Davalı B.. Akaryakıt A.Ş vekili dilekçesinde, öncelike yetkisizlik kararı verilerek dosyanın yetkili mahkemeye gönderilmesini, esas açısından da davanın reddini savunmuştur.
Davalı B.. B.. ve G.. B.. dilekçelerinde, davanın reddini savunmuştur.
Mahkemece; dava konusu alacağın bayilik sözleşmesine dayanmadığı, taraflar arasındaki bayilik sözleşmesinde yer alan İstanbul Mahkemelerinin yetkili olduğuna ilişkin şartın bu davada uygulanma olanağı bulunmadığı, intifa bedelinin geri ödenmesiyle ilgili olarak sözleşmede herhangi bir hüküm bulunmadığı, geçersiz hale gelen sözleşmedeki yetki şartının da geçersiz olduğu gerekçesiyle, yetki itirazının kabulü ile mahkemenin yetkisizliği nedeniyle davanın usulden reddine karar verilmiş, hüküm davacı vekili tarafından temyiz edilmiştir.
Taraflar arasında davalı H.. B.. "in malik olduğu taşınmaz üzerinde akaryakıt istasyonunun işletilmesi için 21.06.2010 tarihli protokol ve buna bağlı olarak 28.05.2010 tarihli 5 yıl süreli Bayilik Sözleşmesi imzalandığı ve davacı lehine 28.05.2010 başlangıç tarihli 22.000 TL bedelli 15 yıl süreli intifa hakkının tesis ve tescil edildiği tarafların kabulündedir.
Taraflar arasındaki 21.06.2010 tarihli protokolün 6. maddesinde intifa bedelinin geri ödenmesi ile ilgili hüküm bulunduğu, 28.05.2010 tarihli bayilik sözleşmesinin 38. maddesi ve 21.06.2010 tarihli protokol"ün 15. maddesinde yetkili mahkemenin İstanbul Mahkemeleri olduğunun belirtildiği görülmüştür.
HMK"nın 6.maddesi gereğince bir davada genel yetkili mahkeme, davalının ikametgâhının bulunduğu yer mahkemesidir.
Aynı kanunun 10.maddesinde sözleşmeden doğan davalar için, sözleşmenin ifa edileceği yer mahkemesinde de dava açılabilir.

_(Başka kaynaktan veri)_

template <int HC, int AMAX, bool FAST>
__global__ __launch_bounds__(64 * HW) void heads_act_kernel(
    const float* __restrict__ feat, const float* __restrict__ feat_v_, int N, int H_, const float* __restrict__ wc,
    const float* __restrict__ bc, const float* __restrict__ wa, const float* __restrict__ ba, int A_,
    const float* __restrict__ noise,
    unsigned long long seed, unsigned long long counter_v, const unsigned long long* __restrict__ counter_p,
    int deterministic, const int64_t* __restrict__ given,
    float* __restrict__ value_out, int64_t* __restrict__ action_out, float* __restrict__ logp_out,
    float* __restrict__ ent_out, int rows_per_wave) {
  const int lane = threadIdx.x & 63, wave = threadIdx.x >> 6;
  const int H = FAST ? 64 * HC : H_, A = FAST ? AMAX : A_;
  const float* const feat_v = FAST ? nullptr : feat_v_;
  const uint64_t counter = rng_counter_of(counter_p, counter_v);
  HeadW<HC, AMAX> w;
  load_head_w(w, wc, wa, A, H, lane);
  const float b0 = bc[0];
  const long long r0 = ((long long)blockIdx.x * HW + wave) * rows_per_wave;
  for (int rr = 0; rr < rows_per_wave; ++rr) {
    const long long row = r0 + rr;
    if (row >= N) break;
    float f[HC], fv[HC];
#pragma unroll
    for (int c = 0; c < HC; ++c) {
      const bool in = lane + 64 * c < H;
      f[c] = in ? feat[row * H + lane + 64 * c] : 0.f;
      fv[c] = feat_v ? (in ? feat_v[row * H + lane + 64 * c] : 0.f) : f[c];
    }
    float value, z[AMAX], nl[AMAX], p[AMAX];
    head_dots(w, f, fv, value, z, b0, ba, A);
    categorical(z, A, nl, p);
    int act;
    if (given) {
      act = action_index(given[row], A);
    } else {
      act = 0;
      float best = -INFINITY;
#pragma unroll
      for (int o = 0; o < AMAX; ++o) {
        if (o < A) {
          const float sc = deterministic ? p[o] : p[o] / (noise ? noise[row * A + o] : exp_noise(seed, counter, row, o, A));
          if (sc > best) { best = sc; act = o; }
        }
      }
    }
    float lp = (unsigned)act < (unsigned)A ? 0.f : __int_as_float(0x7fc00000), ent = 0.f;
#pragma unroll
    for (int o = 0; o < AMAX; ++o) {
      if (o == act && o < A) lp = nl[o];
      if (o < A) ent -= nl[o] * p[o];
    }
    if (lane == 0) {
      if (value_out) value_out[row] = value;
      if (action_out) action_out[row] = act;
      if (logp_out) logp_out[row] = lp;
      if (ent_out) ent_out[row] = ent;
    }
  }
}

struct TrainArgs {
  const float* feat;
  const float* feat_v;
  int B, H, A;
  const float *wc, *bc, *wa, *ba;
  const int64_t* idx;
  long long row0;
  const int64_t* actions;
  const float *old_logp, *adv, *vpred, *ret;
  float clip, value_coef, entropy_coef, inv_b;
  int use_clipped_value_loss;
  int feat_act;
  float* dfeat;
  float* dfeat_v;
  float* part_w;
  float* part_b;
  float* part_loss;
  int rows_per_wave;
};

Bu da özel yetkiye ilişkin bir düzenlemedir. Öte yandan; yine aynı kanunun 17.maddesinde tarafların yetki sözleşmesi yapmak suretiyle yetkili olmayan bir mahkemenin yetkisini kabul edebilecekleri belirtilmiştir. Tarafların sözleşmede yetkili mahkemeyi kararlaştırmış olmaları, HMK.nun 6.maddesi uyarınca genel yetkili olan ve 10. maddedeki kural gereğince özel yetkili bulunan mahkemelerin yetkilerini kaldırmaz. Dolayısıyla dava, davacının seçimine göre, hem genel ve hem de özel yetkili mahkemede açılabilir. (Bkz. HGK. 05.11.2003, 2003/13-640-627 sayılı kararı).

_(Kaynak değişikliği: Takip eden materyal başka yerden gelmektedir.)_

@@ -309,6 +301,30 @@
 	};
 	add_runs(kf, c->n_long_f, false);
 	add_runs(kb, c->n_long_b, true);
+	{
+		const int n_kc = (int)kc.size() / 2;
+		const bool gap_share = gaps && c->chunk_used % 4 == 0, share = c->kc_share && kcol2_on(c);
+		std::vector<char> has_f(nc, 0), has_b(nc, 0);
+		for (int j = 0; j < n_kc; ++j) (kc[2 * j + 1] ? has_b : has_f)[kc[2 * j]] = 1;
+		int gap_slot[3] = {-1, -1, -1};
+		std::vector<int> both_slot(share ? nc : 0, -1);
+		c->n_kshared = c->n_kc_shared = 0;
+		for (int j = 0; j < n_kc; ++j) {
+			const int t = kc[2 * j], dir = kc[2 * j + 1];
+			const Chunk &ch = c->chunks[t];
+			const bool sh = share && has_f[t] && has_b[t] && ch.lo > 1 && ch.hi < ch.L && ch.hi - ch.lo + 1 >= 8;
+			const int fl = sh ? KC_SHARED : 0;
+			int *known = (gap_share && c->gap[t]) ? &gap_slot[sh ? 2 : dir] : (sh ? &both_slot[t] : nullptr);
+			int s = known ? *known : -1;
+			if (s < 0) {
+				s = (int)kuniq.size(); kuniq.push_back(j | fl);
+				if (known) *known = s;
+				c->n_kshared += sh;
+			}
+			kslot.push_back(s | fl);
+			c->n_kc_shared += sh;
+		}
+	}
 	c->n_chain_f = (int)runs_f.size() / 4; c->n_chain_b = (int)runs_b.size() / 4; c->n_kc = (int)kc.size() / 2; c->n_kuniq = (int)kuniq.size();
 	if ((size_t)c->n_kc > (size_t)2 * nc || (size_t)(c->n_chain_f + c->n_chain_b) > (size_t)nc) return fail(c, PSMC_HIP_ESTATE, "build_items: list overflow");
 	HIPCHK(c, hipMemcpy(c->d_items + (size_t)12 * nc, wl.data(), sizeof(int) * wl.size(), hipMemcpyHostToDevice));
@@ -319,7 +335,7 @@
 		HIPCHK(c, hipMemcpy(c->d_items + (size_t)26 * nc, kslot.data(), sizeof(int) * kslot.size(), hipMemcpyHostToDevice));
 		HIPCHK(c, hipMemcpy(c->d_items + (size_t)28 * nc, kuniq.data(), sizeof(int) * kuniq.size(), hipMemcpyHostToDevice));
 		const size_t nsub = kcol2_on(c) ? (size_t)c->kc_sub_used : 1;
-		const size_t need = (size_t)c->n_kuniq * nsub * ((size_t)c->ns * c->ns + c->ns);
+		const size_t need = (size_t)c->n_kuniq * nsub * ((size_t)c->ns * c->ns * (c->n_kshared > 0 ? 2 : 1) + c->ns);
 		if (need > c->kcol_cap) { int rc; if ((rc = dev_alloc(c, &c->d_Kcol, need))) return rc; c->kcol_cap = need; }
 	}
 	c->items_dirty = false;
@@ -488,6 +504,7 @@
 	p.kcol_prio = c->kcol_prio;
 	p.d_Kcol = c->d_Kcol; p.kc_sub = kcol2_on(c) ? c->kc_sub_used : 1;
 	p.d_Kexp = c->d_Kcol ? c->d_Kcol + (size_t)c->n_kuniq * p.kc_sub * c->ns * c->ns : nullptr; p.stream5 = c->stream5;
+	p.d_KcolT = c->d_Kcol && c->n_kshared > 0 ? p.d_Kexp + (size_t)c->n_kuniq * p.kc_sub * c->ns : nullptr;
 	for (int i = 0; i < 14; ++i) p.evx[i] = c->evx[i];
 	p.d_LLpart = c->d_LLpart; p.d_stage = c->d_stage; p.d_stats = d_out; p.d_warm = c->d_warm;
 	p.tiny_total = (double)c->sel.size() * HMM_TINY_H;
@@ -625,6 +642,14 @@
 	return PSMC_HIP_OK;
 }
 
+extern "C" int psmc_hip_fast_plan_kc(psmc_hip_ctx *c, int out[4])
+{
+	if (!c || !out) return PSMC_HIP_EINVAL;
+	const bool on = !c->wf_ran && c->use_struct && !c->chunks.empty();
+	out[0] = on ? c->n_kc : 0; out[1] = on ? c->n_kuniq : 0; out[2] = on ? c->n_kshared : 0; out[3] = on ? c->n_kc_shared : 0;
+	return PSMC_HIP_OK;
+}
+
 extern "C" int psmc_hip_fast_plan(psmc_hip_ctx *c, double out[8])
 {
 	if (!c || !out) return PSMC_HIP_EINVAL;
@@ -656,6 +681,17 @@
 	if (A0) memset(A0, 0, sizeof(double) * n);
 	if (chk) for (size_t i = 0; i < c->sel.size(); ++i) chk[i] = 1.0;
 	return PSMC_HIP_OK;
+}
+
+extern "C" int psmcdbg_get_boundary(psmc_hip_ctx *c, double *entry, double *bentry)
+{
+	if (!c || !entry || !bentry || !c->d_entry || !c->d_bentry || c->chunks.empty()) return -1;
+	(void)hipSetDevice(c->device);
+	(void)hipDeviceSynchronize();
+	const size_t n = c->chunks.size() * (size_t)c->ns;
+	if (hipMemcpy(entry, c->d_entry, sizeof(double) * n, hipMemcpyDeviceToHost) != hipSuccess) return -1;
+	if (hipMemcpy(bentry, c->d_bentry, sizeof(double) * n, hipMemcpyDeviceToHost) != hipSuccess) return -1;
+	return 0;
 }
 
 extern "C" int psmcdbg_check_bentry(psmc_hip_ctx *c)
diff --git a/psmc_amd/csrc/estep_struct.hip b/psmc_amd/csrc/estep_struct.hip
--- a/psmc_amd/csrc/estep_struct.hip
+++ b/psmc_amd/csrc/estep_struct.hip
@@ -590,6 +590,11 @@
 	top = fwd ? c.hi : min(c.hi, c.L - 1);
 	lo = fwd ? c.lo : min(((c.lo + 3) & ~3) + 1, top + 1);
 }
+__host__ __device__ inline void kc_range_shared(const Chunk &c, int &lo, int &top)
+{
+	kc_range(c, 1, lo, top);
+	lo += 1; top = c.hi;
+}
 
 template <int NPL>
 __global__ __launch_bounds__(64) void k_kcol_struct(const double *__restrict__ sp, const double *__restrict__ e,
@@ -640,7 +645,7 @@
 template <int NQ>
 __global__ __launch_bounds__(64 * NQ) void k_kcol2_struct(const double *__restrict__ kcc, const uint8_t *__restrict__ obs,
                                                             const Chunk *__restrict__ chunks, const KcTile *__restrict__ kc, const int *__restrict__ uniq,
-                                                            double *__restrict__ Kcol, double *__restrict__ Kexp, int sub, int prio)
+                                                            double *__restrict__ Kcol, double *__restrict__ Kexp, double *__restrict__ KcolT, int sub, int prio)
 {
 	constexpr int S = 32 * NQ, NCG = S / 64, KD = 11 * S;
 	__shared__ double xch[2][NQ][2][64];
@@ -650,13 +655,15 @@
 	const int j = (int)blockIdx.x / NCG, cg = (int)blockIdx.x % NCG, jt = j / sub, js = j % sub;
 	const int col = 64 * cg + lane;
 	if (prio >= 2) __builtin_amdgcn_s_setprio(2); else if (prio == 1) __builtin_amdgcn_s_setprio(1);
-	const KcTile kt = kc[uniq[jt]];
+	const int uq = uniq[jt];
+	const bool shared = (uq & KC_SHARED) != 0;
+	const KcTile kt = kc[uq & ~KC_SHARED];
 	const Chunk c = chunks[kt.tile];
-	const bool fwd = kt.dir == 0;
+	const bool fwd = shared || kt.dir == 0;
 	for (int i = threadIdx.x; i < KD; i += 64 * NQ) tab[i] = kcc[(fwd ? 0 : KD) + i];
 	__syncthreads();
 	int top, lo;
-	kc_range(c, kt.dir, lo, top);
+	if (shared) kc_range_shared(c, lo, top); else kc_range(c, kt.dir, lo, top);
 	const uint8_t *o = obs + c.off;
 	const double *cc = tab + 32 * w;
 	double x[32];
@@ -714,6 +721,11 @@
 	double *out = Kcol + ((int64_t)j * S + col) * S + 32 * w;
 #pragma unroll
 	for (int k = 0; k < 32; ++k) out[k] = x[k];
+	if (shared) {
+		double *outT = KcolT + ((int64_t)j * S + 32 * w) * S + col;
+#pragma unroll
+		for (int k = 0; k < 32; ++k) outT[(int64_t)k * S] = x[k];
+	}
 	if (w == 0) Kexp[(int64_t)j * S + col] = (double)E;
 }
 
@@ -740,13 +752,14 @@
 
 template <int PER>
 __global__ __launch_bounds__(64 * (PER == 1 ? 2 : 8)) void k_kchain_struct(const KcRun *__restrict__ runs, int n_f, const int *__restrict__ kslot,
-                                                        const double *__restrict__ Kcol,
+                                                        const double *__restrict__ Kcol, const double *__restrict__ KcolT,
                                                         const double *__restrict__ Kexp, const double *__restrict__ sp,
                                                         const double *__restrict__ e, const uint8_t *__restrict__ obs,
                                                         const Chunk *__restrict__ chunks, double *__restrict__ entry,
                                                         double *__restrict__ bentry, int sub)
 {
 	constexpr int S = 64 * PER, RW = 32 / PER, NW = S / RW;
+	constexpr bool SH = PER == 1;
 	__shared__ double part[2][NW][S];
 	const int lane = threadIdx.x & 63;
 	const int w = __builtin_amdgcn_readfirstlane((int)(threadIdx.x >> 6));
@@ -758,33 +771,45 @@
 	double x[PER];
 	const WaveScanMasks wm = wave_scan_masks(lane);
 	StructPar1 s1[PER];
+	const bool fr = SH && fwd;
 	double e0[PER], e1[PER];
 #pragma unroll
 	for (int q = 0; q < PER; ++q) {
 		const int k = lane + 64 * q;
 		x[q] = vec[(int64_t)t * S + k];
-		s1[q].mS = sp[3 * S + k]; s1[q].wS = sp[S + k]; s1[q].mP = sp[2 * S + k]; s1[q].wP = sp[k]; s1[q].dd = sp[4 * S + k];
+		s1[q].mS = sp[(fr ? 0 : 3) * S + k]; s1[q].wS = sp[(fr ? 2 : 1) * S + k]; s1[q].mP = sp[(fr ? 1 : 2) * S + k]; s1[q].wP = sp[(fr ? 3 : 0) * S + k];
+		s1[q].dd = sp[4 * S + k];
 		e0[q] = e[k]; e1[q] = e[S + k];
 	}
+	auto is_shared = [&](int j) { return SH && (kslot[r.kc0 + j / sub] & KC_SHARED) != 0; };
 	const int n_mats = (r.count - 1) * sub;
 	const int row0 = RW * w, src_h = row0 >> 6, src_l = row0 & 63;
 	double ma[RW][PER], mb[RW][PER], ea[PER], eb[PER];
 	auto load = [&](int j, double (&m)[RW][PER], double (&ex)[PER]) {
-		const int64_t kb = ((int64_t)kslot[r.kc0 + j / sub] * sub + j % sub) * S;
+		const bool tr = !fwd && is_shared(j);
+		const int64_t kb = ((int64_t)(kslot[r.kc0 + j / sub] & ~KC_SHARED) * sub + (tr ? sub - 1 - j % sub : j % sub)) * S;
+		const double *K = tr ? KcolT : Kcol;
 #pragma unroll
 		for (int i = 0; i < RW; ++i)
 #pragma unroll
-			for (int h = 0; h < PER; ++h) m[i][h] = Kcol[(kb + row0 + i) * S + lane + 64 * h];
+			for (int h = 0; h < PER; ++h) m[i][h] = K[(kb + row0 + i) * S + lane + 64 * h];
 #pragma unroll
 		for (int h = 0; h < PER; ++h) ex[h] = Kexp[kb + lane + 64 * h];
 	};
-	auto product = [&](int j, const double (&m)[RW][PER], const double (&ex)[PER]) {
+	auto product = [&](int j, bool tr, const double (&m)[RW][PER], const double (&ex)[PER]) {
 		double xs[PER], y[PER], em = -1e300;
-#pragma unroll
-		for (int h = 0; h < PER; ++h) em = fmax(em, x[h] > 0.0 ? ex[h] : -1e300);
-		const double emax = wave_max_f64(em);
-#pragma unroll
-		for (int h = 0; h < PER; ++h) { xs[h] = x[h] > 0.0 ? __builtin_amdgcn_ldexp(x[h], (int)(ex[h] - emax)) : 0.0; y[h] = 0.0; }
+		if (!tr) {
+#pragma unroll
+			for (int h = 0; h < PER; ++h) em = fmax(em, x[h] > 0.0 ? ex[h] : -1e300);
+			const double emax = wave_max_f64(em);
+#pragma unroll
+			for (int h = 0; h < PER; ++h) xs[h] = x[h] > 0.0 ? __builtin_amdgcn_ldexp(x[h], (int)(ex[h] - emax)) : 0.0;
+		} else {
+#pragma unroll
+			for (int h = 0; h < PER; ++h) xs[h] = x[h];
+		}
+#pragma unroll
+		for (int h = 0; h < PER; ++h) y[h] = 0.0;
 		double src = xs[0];
 		if constexpr (PER == 2) src = src_h ? xs[1] : xs[0];
 #pragma unroll
@@ -803,6 +828,13 @@
 #pragma unroll
 			for (int v = 1; v < NW; ++v) tsum += pp[v][lane + 64 * h];
 			y[h] = tsum;
+		}
+		if (tr) {
+#pragma unroll
+			for (int h = 0; h < PER; ++h) em = fmax(em, y[h] > 0.0 ? ex[h] : -1e300);
+			const double emax = wave_max_f64(em);
+#pragma unroll
+			for (int h = 0; h < PER; ++h) y[h] = y[h] > 0.0 ? __builtin_amdgcn_ldexp(y[h], (int)(ex[h] - emax)) : 0.0;
 		}
 		double tot = y[0];
 		if constexpr (PER == 2) tot += y[1];
@@ -839,15 +871,33 @@
 #pragma unroll
 		for (int h = 0; h < PER; ++h) { if (w == 0) vec[(int64_t)t * S + lane + 64 * h] = y[h]; x[h] = y[h]; }
 	};
+	auto shared_ends = [&](bool before) {
+		if constexpr (SH) {
+			const Chunk c = chunks[t];
+			const uint8_t *o = obs + c.off;
+			int lo, top;
+			kc_range_shared(c, lo, top);
+			if (fwd) for (int p = c.lo; p < lo; ++p) x[0] = struct_step1(s1[0], x[0], wm) * walk_ev((int)o[p - 1] & 3, e0[0], e1[0]);
+			else if (before) x[0] = struct_step1(s1[0], x[0], wm);
+			else x[0] *= walk_ev((int)o[lo - 2] & 3, e0[0], e1[0]);
+		}
+	};
+	auto step = [&](int j, const double (&m)[RW][PER], const double (&ex)[PER]) {
+		const bool sh = is_shared(j);
+		if (sh && j % sub == 0) shared_ends(true);
+		product(j, sh && !fwd, m, ex);
+		if (j % sub == sub - 1) {
+			if (sh && !fwd) shared_ends(false);
+			tile_done();
+		}
+	};
 	if (n_mats > 0) load(0, ma, ea);
 	for (int j = 0; j < n_mats; j += 2) {
 		if (j + 1 < n_mats) load(j + 1, mb, eb);
-		product(j, ma, ea);
-		if (j % sub == sub - 1) tile_done();
+		step(j, ma, ea);
 		if (j + 1 >= n_mats) break;
 		if (j + 2 < n_mats) load(j + 2, ma, ea);
-		product(j + 1, mb, eb);
-		if ((j + 1) % sub == sub - 1) tile_done();
+		step(j + 1, mb, eb);
 	}
 }
 
@@ -1018,14 +1068,14 @@
 		                   (const KcTile *)p.d_kc, p.d_kuniq, p.d_Kcol, p.d_Kexp);
 	else
 		hipLaunchKernelGGL(k_kcol2_struct<2>, dim3(p.n_kuniq * p.kc_sub), dim3(128), 0, st_cols, p.d_kcc, p.d_obs, p.d_chunks, (const KcTile *)p.d_kc, p.d_kuniq,
-		                   p.d_Kcol, p.d_Kexp, p.kc_sub, p.kcol_prio);
+		                   p.d_Kcol, p.d_Kexp, p.d_KcolT, p.kc_sub, p.kcol_prio);
 	if (st_cols != st_chain) { (void)hipEventRecord(ev_cols, st_cols); (void)hipStreamWaitEvent(st_chain, ev_cols, 0); }
 	if (p.ns == 128)
 		hipLaunchKernelGGL(k_kchain_struct<2>, dim3(p.n_chain_f + p.n_chain_b), dim3(512), 0, st_chain, (const KcRun *)p.d_kruns, p.n_chain_f, p.d_kslot,
-		                   p.d_Kcol, p.d_Kexp, p.d_sp, p.d_e, p.d_obs, p.d_chunks, p.d_entry, p.d_bentry, p.kc_sub);
+		                   p.d_Kcol, p.d_KcolT, p.d_Kexp, p.d_sp, p.d_e, p.d_obs, p.d_chunks, p.d_entry, p.d_bentry, p.kc_sub);
 	else
 		hipLaunchKernelGGL(k_kchain_struct<1>, dim3(p.n_chain_f + p.n_chain_b), dim3(128), 0, st_chain, (const KcRun *)p.d_kruns, p.n_chain_f, p.d_kslot,
-		                   p.d_Kcol, p.d_Kexp, p.d_sp, p.d_e, p.d_obs, p.d_chunks, p.d_entry, p.d_bentry, p.kc_sub);
+		                   p.d_Kcol, p.d_KcolT, p.d_Kexp, p.d_sp, p.d_e, p.d_obs, p.d_chunks, p.d_entry, p.d_bentry, p.kc_sub);
 	PSMC_DBG("launch_kchain", p.n_kc, p.n_chain_f, p.n_chain_b);
 }
 int walk_blocks(const EstepLaunch &p) { return p.ns == 64 ? p.n_wl_f + p.n_wl_b : (p.n_wl_f + 3) / 4 + (p.n_wl_b + 3) / 4; }
diff --git a/psmc_amd/csrc/psmc_hip_ctx.h b/psmc_amd/csrc/psmc_hip_ctx.h
--- a/psmc_amd/csrc/psmc_hip_ctx.h
+++ b/psmc_amd/csrc/psmc_hip_ctx.h
@@ -90,6 +90,8 @@
 	std::vector<uint8_t> gap;
 	int gap_tiles = 1;
 	int n_kuniq = 0;
+	int kc_share = 1;
+	int n_kshared = 0, n_kc_shared = 0;
 	std::vector<int> flagged_f, flagged_b;
 	bool items_dirty = true;
 	int n_items_f = 0, n_items_b = 0;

"Bayilik sözleşmesi feshedilmiş olsa da bu sözleşmeden kaynaklanan uyuşmazlıklarda bayilik sözleşmesindeki yetkili mahkemenin belirlenmesine ilişkin hükümler uygulanır. Dolayısıyla mahkemece, Kadıköy mahkemelerinin yetkili olacağına dair sözleşmenin 20.maddesi gözetilerek yetki itirazının değerlendirilmesi gerekirken, yerinde olmayan gerekçe ile yazılı şekilde karar verilmesi usul ve yasaya aykırıdır. (Yargıtay 19.H.D. 21.05.2013 tarih 2013/2956-2013/9323 E.K.)"
Hal böyle olunca, mahkemece, dava konusu uyuşmazlığın taraflar arasındaki bayilik sözleşmesi ve sözleşmenin devamı niteliğindeki protokolden kaynaklandığı ve bu itibarla yetkili mahkemenin belirlenmesine ilişkin sözleşme ve protokol hükümlerinin uygulanacağı hususu gözetilmeksizin, yanılgılı değerlendirme ile yazılı şekilde yetkisizlik kararı verilmesi doğru görülmemiş, bozmayı gerektirmiştir.

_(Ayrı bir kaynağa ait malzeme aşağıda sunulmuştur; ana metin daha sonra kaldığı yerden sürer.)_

# lijx10/SO-Net

Measured on AMD Instinct MI355X. Metric: point-clouds/sec forward, ModelNet40 5k-pt 8x8 SOM, higher is better.
Workload: dtype f32 (operands split into fp16 pieces, 3 fp16 MFMAs per product, f32 accumulate; parity 1e-5)

## Files before the change

so-net_amd/csrc/pointresnet_fused.hip:

```cpp
#include "common.hpp"
#include <stdlib.h>
#include <type_traits>

namespace {


constexpr int PF_THREADS = 256, PF_WAVES = 4;
constexpr int WPTS = 64, TPTS = PF_WAVES * WPTS;
constexpr int T0 = 2, T1 = 4, T2 = 8, T3 = 12;
constexpr int KC2 = 2 * T0, KC3 = 2 * T1, KC4 = 2 * T0 + 2 * T2;
constexpr int MT4 = 3, NPASS = T3 / MT4;
constexpr int GS = 4;
constexpr int NSTG = 24;
constexpr int NTERM = 2;
constexpr int SL1 = 8 , SL2 = KC2 * GS * NTERM, SL3 = (T2 / GS) * KC3 * GS * NTERM;
constexpr int OFF1 = 0, OFF2 = SL1, OFF3 = SL1 + SL2, PRE = SL1 + SL2 + SL3;
constexpr int SL4 = KC4 * MT4 * NTERM;
constexpr int NSLICE = PRE + NPASS * SL4;
constexpr int NSTAGE = NSLICE / NSTG;
static_assert(PRE % NSTG == 0 && SL4 % NSTG == 0 && NSLICE % NSTG == 0, "layer 4 and every pass start on a stage boundary");
static_assert(NSTG % (NTERM * GS) == 0 && NSTG % (NTERM * MT4) == 0 && OFF2 % (NTERM * GS) == 0 && OFF3 % (NTERM * GS) == 0 && T1 == GS && T2 % GS == 0,
              "a step never straddles a stage boundary");
constexpr int NSW = NSTG / PF_WAVES;
static_assert(NSW == 6, "three DMA statements per wave and stage");
// ... 55 lines not shown
        constexpr int g = (I - 8) / 18, k = (I - 8) % 18;
        if constexpr (k < 4) { constexpr int e = 4 * g + k; v.x[e] = pin_fma(v.x[e], s.sc[e].x, s.sc[e].y); }
        else if constexpr (k < 6) { constexpr int e = 4 * g + 2 * (k - 4); if constexpr (RANGE) rm = pin_max3_i32(rm, v.x[e], v.x[e + 1]); }
        else if constexpr (k < 10) { constexpr int e = 4 * g + k - 6; v.x[e] = pin_relu_clamp32(v.x[e]); }
        else if constexpr (k < 12) { constexpr int P = 2 * g + (k - 10); v.h[P] = pin_cvt(v.x[2 * P], v.x[2 * P + 1]); }
        else if constexpr (k < 16) { constexpr int e = 4 * g + (k - 12); v.x[e] = (e & 1) ? pin_res_hi(v.h[e >> 1], v.x[e]) : pin_res_lo(v.h[e >> 1], v.x[e]); }
        else { constexpr int P = 2 * g + (k - 16); v.m[P] = pin_cvt(v.x[2 * P], v.x[2 * P + 1]); }
    } else {
        constexpr int w = I - 44;
        if constexpr (w < 4) agpr_write<R + w>(v.h[w]); else agpr_write<R + w>(v.m[w - 4]);
    }
}
template <int R, bool INPLACE, int I0, int I1, bool RANGE = true> __device__ __forceinline__ void job_ops(JobX &v, const JobSc &s, int &rm) {
    if constexpr (I0 < I1 && I0 < (INPLACE ? JOB_OPS_A : JOB_OPS_V)) { job_op<R, INPLACE, I0, RANGE>(v, s, rm); job_ops<R, INPLACE, I0 + 1, I1, RANGE>(v, s, rm); }
}
__device__ __forceinline__ JobOut job_result(const JobX &v) {
    JobOut o;
    o.h[0] = v.h[0]; o.h[1] = v.h[1]; o.h[2] = v.h[2]; o.h[3] = v.h[3];
    o.m[0] = v.m[0]; o.m[1] = v.m[1]; o.m[2] = v.m[2]; o.m[3] = v.m[3];
    return o;
}

template <int I0, int I1, class F> __device__ __forceinline__ void static_for(F &&f) {
    if constexpr (I0 < I1) { f(std::integral_constant<int, I0>{}); static_for<I0 + 1, I1>(f); }
}
#define SFOR(var, N) static_for<0, (N)>([&](auto var##_c_) __attribute__((always_inline)) { constexpr int var = decltype(var##_c_)::value;
#define SEND });
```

Bu itibarla yukarıda açıklanan esaslar gözönünde tutulmaksızın yazılı şekilde hüküm tesisi isabetsiz, temyiz itirazları bu nedenlerle yerinde olduğundan kabulü ile hükmün HUMK.nun 428.maddesi gereğince BOZULMASINA ve peşin alınan temyiz harcının istek halinde temyiz edene iadesine, 29.01.2014 tarihinde oybirliğiyle karar verildi.